(ASSIGNMENT): Your task is to gather the lines below that hold the string "define".

[SUPPLIED DATA]

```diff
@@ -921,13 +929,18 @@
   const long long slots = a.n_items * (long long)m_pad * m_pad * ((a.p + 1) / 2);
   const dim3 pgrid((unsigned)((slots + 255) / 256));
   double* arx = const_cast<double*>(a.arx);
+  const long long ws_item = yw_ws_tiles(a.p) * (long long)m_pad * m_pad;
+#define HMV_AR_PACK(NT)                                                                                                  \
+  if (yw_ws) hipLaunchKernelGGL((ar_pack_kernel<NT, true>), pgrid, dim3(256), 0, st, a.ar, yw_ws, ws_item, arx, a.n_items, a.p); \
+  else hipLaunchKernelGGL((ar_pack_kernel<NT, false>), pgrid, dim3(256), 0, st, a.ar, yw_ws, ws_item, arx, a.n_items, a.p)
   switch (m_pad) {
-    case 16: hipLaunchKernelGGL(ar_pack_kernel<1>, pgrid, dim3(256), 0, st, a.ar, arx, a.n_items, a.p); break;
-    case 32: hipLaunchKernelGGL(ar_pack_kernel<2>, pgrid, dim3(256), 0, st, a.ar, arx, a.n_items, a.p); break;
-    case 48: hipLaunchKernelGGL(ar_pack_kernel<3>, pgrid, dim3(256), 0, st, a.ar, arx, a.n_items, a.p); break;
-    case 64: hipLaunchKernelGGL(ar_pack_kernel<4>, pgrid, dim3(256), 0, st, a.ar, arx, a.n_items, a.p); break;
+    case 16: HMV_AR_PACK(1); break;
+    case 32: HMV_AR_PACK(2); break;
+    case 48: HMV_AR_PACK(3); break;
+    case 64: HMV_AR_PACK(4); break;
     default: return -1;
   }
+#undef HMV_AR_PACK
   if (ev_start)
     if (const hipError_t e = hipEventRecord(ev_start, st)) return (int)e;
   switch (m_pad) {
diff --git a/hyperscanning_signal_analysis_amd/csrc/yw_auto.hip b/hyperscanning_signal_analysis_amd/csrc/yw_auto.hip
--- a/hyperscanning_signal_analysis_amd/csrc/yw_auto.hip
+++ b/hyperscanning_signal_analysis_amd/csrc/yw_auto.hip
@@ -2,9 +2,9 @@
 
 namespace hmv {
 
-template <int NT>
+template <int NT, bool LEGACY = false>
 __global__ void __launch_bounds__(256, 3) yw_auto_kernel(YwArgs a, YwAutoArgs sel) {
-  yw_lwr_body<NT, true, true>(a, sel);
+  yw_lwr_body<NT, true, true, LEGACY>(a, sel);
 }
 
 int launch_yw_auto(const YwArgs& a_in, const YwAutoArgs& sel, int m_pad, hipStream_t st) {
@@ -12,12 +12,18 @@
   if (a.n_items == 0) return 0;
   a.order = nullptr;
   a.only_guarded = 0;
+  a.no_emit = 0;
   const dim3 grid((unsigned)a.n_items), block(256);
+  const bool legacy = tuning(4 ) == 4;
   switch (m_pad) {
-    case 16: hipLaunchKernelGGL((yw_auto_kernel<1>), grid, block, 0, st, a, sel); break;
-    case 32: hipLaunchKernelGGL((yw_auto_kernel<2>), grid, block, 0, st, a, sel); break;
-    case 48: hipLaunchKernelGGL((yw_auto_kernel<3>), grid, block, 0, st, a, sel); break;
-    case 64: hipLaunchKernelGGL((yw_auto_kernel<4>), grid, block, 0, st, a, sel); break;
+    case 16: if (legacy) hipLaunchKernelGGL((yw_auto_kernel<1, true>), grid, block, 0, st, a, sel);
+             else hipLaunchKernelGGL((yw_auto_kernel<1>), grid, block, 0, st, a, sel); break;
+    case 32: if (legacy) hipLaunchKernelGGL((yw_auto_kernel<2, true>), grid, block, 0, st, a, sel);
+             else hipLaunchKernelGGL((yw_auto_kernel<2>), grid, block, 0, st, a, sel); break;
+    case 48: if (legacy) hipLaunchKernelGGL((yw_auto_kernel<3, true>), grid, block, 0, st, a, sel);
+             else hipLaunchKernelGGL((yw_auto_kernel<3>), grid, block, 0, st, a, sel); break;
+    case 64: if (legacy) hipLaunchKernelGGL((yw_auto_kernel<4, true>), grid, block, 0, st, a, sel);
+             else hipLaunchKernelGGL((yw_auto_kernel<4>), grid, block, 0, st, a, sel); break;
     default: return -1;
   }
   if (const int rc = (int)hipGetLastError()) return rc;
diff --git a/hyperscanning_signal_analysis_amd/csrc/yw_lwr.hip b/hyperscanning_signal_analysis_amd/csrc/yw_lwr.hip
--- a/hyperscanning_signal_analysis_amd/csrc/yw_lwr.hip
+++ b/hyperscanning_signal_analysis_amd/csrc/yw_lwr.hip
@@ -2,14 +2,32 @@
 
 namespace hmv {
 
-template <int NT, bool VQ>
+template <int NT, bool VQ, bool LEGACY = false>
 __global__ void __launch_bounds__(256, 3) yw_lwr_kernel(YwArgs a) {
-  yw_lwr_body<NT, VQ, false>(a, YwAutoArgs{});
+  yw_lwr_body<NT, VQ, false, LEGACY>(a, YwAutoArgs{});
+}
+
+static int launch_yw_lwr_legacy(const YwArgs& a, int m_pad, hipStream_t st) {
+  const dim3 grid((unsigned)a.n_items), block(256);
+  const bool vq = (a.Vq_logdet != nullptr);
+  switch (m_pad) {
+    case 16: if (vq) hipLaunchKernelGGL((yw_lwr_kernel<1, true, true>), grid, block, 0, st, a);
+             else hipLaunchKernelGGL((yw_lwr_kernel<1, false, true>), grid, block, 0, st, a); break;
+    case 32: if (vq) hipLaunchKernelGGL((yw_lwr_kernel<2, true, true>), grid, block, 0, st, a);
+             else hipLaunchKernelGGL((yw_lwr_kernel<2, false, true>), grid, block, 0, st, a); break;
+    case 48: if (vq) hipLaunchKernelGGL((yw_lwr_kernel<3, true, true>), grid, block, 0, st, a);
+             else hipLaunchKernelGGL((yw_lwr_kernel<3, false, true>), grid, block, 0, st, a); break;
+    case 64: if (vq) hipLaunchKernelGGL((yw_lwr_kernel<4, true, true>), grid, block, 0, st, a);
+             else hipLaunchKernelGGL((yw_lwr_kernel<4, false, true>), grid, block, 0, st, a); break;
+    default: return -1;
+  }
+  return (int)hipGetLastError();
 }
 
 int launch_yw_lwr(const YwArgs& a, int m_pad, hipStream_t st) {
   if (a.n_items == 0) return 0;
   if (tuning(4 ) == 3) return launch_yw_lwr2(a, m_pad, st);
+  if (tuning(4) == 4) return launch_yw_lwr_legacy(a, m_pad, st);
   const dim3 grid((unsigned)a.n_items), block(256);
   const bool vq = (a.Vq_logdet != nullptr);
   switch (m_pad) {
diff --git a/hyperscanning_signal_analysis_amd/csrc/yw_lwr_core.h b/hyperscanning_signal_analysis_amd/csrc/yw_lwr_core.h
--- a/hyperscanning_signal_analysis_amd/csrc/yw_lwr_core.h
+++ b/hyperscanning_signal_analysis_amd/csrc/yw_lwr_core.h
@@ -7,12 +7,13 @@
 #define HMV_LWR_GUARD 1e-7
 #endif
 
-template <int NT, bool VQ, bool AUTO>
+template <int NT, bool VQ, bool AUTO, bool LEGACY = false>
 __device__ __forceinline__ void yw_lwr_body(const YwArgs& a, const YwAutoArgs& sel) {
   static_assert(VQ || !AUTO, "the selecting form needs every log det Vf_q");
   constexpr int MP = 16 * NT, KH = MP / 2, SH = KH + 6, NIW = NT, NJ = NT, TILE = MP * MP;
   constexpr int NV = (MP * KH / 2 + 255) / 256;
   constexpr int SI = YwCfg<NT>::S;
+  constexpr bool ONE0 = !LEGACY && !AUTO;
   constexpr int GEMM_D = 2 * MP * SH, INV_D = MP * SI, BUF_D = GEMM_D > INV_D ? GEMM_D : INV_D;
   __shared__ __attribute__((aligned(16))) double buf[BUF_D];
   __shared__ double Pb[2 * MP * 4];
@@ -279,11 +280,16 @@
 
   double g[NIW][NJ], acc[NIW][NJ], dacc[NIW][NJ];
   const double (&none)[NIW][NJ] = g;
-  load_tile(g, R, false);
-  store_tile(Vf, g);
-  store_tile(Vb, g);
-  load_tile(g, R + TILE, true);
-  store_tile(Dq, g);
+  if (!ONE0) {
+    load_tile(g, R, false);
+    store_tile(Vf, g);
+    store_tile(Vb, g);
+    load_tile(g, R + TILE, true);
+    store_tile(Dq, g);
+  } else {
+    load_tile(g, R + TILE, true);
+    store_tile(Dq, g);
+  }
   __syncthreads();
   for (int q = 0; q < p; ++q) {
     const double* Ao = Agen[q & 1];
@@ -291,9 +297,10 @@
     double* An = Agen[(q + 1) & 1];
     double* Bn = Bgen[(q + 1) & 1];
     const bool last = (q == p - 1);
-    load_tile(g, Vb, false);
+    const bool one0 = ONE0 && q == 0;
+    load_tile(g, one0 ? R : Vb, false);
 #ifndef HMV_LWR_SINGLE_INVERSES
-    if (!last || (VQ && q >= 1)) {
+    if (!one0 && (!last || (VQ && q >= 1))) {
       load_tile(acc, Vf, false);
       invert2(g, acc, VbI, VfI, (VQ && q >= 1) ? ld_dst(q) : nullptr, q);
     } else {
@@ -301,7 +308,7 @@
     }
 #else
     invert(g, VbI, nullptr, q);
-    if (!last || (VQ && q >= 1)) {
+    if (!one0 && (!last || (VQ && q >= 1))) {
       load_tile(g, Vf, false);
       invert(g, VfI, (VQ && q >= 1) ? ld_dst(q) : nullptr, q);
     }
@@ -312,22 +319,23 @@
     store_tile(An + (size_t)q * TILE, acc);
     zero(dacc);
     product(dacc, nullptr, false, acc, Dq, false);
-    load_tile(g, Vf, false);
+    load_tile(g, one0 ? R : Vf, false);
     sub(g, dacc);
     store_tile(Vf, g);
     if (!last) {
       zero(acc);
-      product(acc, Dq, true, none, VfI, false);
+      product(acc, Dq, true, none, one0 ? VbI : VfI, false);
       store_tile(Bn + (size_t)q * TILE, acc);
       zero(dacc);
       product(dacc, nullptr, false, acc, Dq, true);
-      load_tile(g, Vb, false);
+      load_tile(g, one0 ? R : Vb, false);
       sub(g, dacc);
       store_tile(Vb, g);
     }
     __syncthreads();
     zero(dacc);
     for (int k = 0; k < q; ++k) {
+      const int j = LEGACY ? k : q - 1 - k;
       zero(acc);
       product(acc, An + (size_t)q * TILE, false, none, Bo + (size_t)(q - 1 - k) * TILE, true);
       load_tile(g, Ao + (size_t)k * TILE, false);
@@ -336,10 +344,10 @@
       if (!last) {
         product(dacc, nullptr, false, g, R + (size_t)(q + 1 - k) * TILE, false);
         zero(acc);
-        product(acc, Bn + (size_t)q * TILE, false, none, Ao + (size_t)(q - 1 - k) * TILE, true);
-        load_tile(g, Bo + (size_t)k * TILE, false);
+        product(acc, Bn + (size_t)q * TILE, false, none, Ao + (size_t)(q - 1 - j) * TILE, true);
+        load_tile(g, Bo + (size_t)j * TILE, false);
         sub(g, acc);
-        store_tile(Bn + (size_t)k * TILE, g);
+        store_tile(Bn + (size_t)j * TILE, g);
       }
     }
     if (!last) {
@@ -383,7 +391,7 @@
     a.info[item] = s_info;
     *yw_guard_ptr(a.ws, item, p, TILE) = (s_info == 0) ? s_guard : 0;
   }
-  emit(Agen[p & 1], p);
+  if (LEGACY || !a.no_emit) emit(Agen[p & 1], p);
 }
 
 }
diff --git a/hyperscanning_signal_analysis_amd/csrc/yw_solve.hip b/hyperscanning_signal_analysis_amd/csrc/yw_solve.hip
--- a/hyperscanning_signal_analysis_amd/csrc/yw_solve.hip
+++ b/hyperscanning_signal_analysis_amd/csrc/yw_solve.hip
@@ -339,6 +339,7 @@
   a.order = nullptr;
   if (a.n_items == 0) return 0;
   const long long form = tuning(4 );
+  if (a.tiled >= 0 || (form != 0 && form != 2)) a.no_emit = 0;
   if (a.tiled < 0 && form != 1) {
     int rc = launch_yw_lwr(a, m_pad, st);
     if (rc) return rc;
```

[/SUPPLIED DATA]
[SUPPLIED DATA]

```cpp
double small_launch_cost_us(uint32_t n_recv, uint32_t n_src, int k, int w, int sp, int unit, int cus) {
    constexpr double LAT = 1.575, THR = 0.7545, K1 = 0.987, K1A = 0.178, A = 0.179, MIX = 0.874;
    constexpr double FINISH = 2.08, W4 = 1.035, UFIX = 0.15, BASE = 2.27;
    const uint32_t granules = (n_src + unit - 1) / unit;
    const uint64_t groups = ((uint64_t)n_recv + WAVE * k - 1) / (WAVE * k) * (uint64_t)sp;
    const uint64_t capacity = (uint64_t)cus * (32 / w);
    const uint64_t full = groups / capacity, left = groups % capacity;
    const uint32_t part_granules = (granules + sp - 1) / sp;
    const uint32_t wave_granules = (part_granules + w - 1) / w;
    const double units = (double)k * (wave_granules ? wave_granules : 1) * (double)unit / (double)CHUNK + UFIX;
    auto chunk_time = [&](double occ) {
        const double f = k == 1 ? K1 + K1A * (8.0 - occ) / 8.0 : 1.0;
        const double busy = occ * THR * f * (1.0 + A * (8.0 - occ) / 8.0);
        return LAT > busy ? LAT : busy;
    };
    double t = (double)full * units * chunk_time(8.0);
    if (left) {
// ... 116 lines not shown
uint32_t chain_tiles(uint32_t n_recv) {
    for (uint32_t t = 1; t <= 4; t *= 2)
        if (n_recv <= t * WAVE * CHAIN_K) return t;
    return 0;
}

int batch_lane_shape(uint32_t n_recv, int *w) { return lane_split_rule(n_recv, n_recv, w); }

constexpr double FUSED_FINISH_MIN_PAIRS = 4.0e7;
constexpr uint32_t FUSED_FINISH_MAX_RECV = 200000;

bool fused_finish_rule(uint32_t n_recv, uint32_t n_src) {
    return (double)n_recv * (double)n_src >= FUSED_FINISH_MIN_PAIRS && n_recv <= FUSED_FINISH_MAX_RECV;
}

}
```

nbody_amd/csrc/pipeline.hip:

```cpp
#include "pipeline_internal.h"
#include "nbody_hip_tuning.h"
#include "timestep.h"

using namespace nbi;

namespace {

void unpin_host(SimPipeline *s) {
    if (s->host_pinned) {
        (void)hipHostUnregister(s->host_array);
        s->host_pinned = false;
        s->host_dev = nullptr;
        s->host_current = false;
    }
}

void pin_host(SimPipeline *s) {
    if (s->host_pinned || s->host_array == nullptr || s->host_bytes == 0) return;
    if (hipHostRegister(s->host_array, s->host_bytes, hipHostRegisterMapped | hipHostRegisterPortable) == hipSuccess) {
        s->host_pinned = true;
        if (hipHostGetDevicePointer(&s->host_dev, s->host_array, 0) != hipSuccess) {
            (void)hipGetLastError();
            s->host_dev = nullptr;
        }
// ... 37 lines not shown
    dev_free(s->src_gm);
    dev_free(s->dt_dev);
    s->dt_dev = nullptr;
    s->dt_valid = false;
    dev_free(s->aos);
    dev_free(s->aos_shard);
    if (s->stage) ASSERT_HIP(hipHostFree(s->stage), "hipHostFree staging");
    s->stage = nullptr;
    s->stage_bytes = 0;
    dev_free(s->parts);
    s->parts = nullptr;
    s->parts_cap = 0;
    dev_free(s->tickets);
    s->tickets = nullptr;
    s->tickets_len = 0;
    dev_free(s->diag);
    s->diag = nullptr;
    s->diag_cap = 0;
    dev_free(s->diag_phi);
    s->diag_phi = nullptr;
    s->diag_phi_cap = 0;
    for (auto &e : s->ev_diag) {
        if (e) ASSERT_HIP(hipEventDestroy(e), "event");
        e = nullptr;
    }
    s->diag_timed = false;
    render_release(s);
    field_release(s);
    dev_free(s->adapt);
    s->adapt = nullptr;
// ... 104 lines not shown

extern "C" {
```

[/SUPPLIED DATA]

(SOLUTION FOR THIS EXERCISE):
+#define HMV_AR_PACK(NT)                                                                                                  \
 #define HMV_LWR_GUARD 1e-7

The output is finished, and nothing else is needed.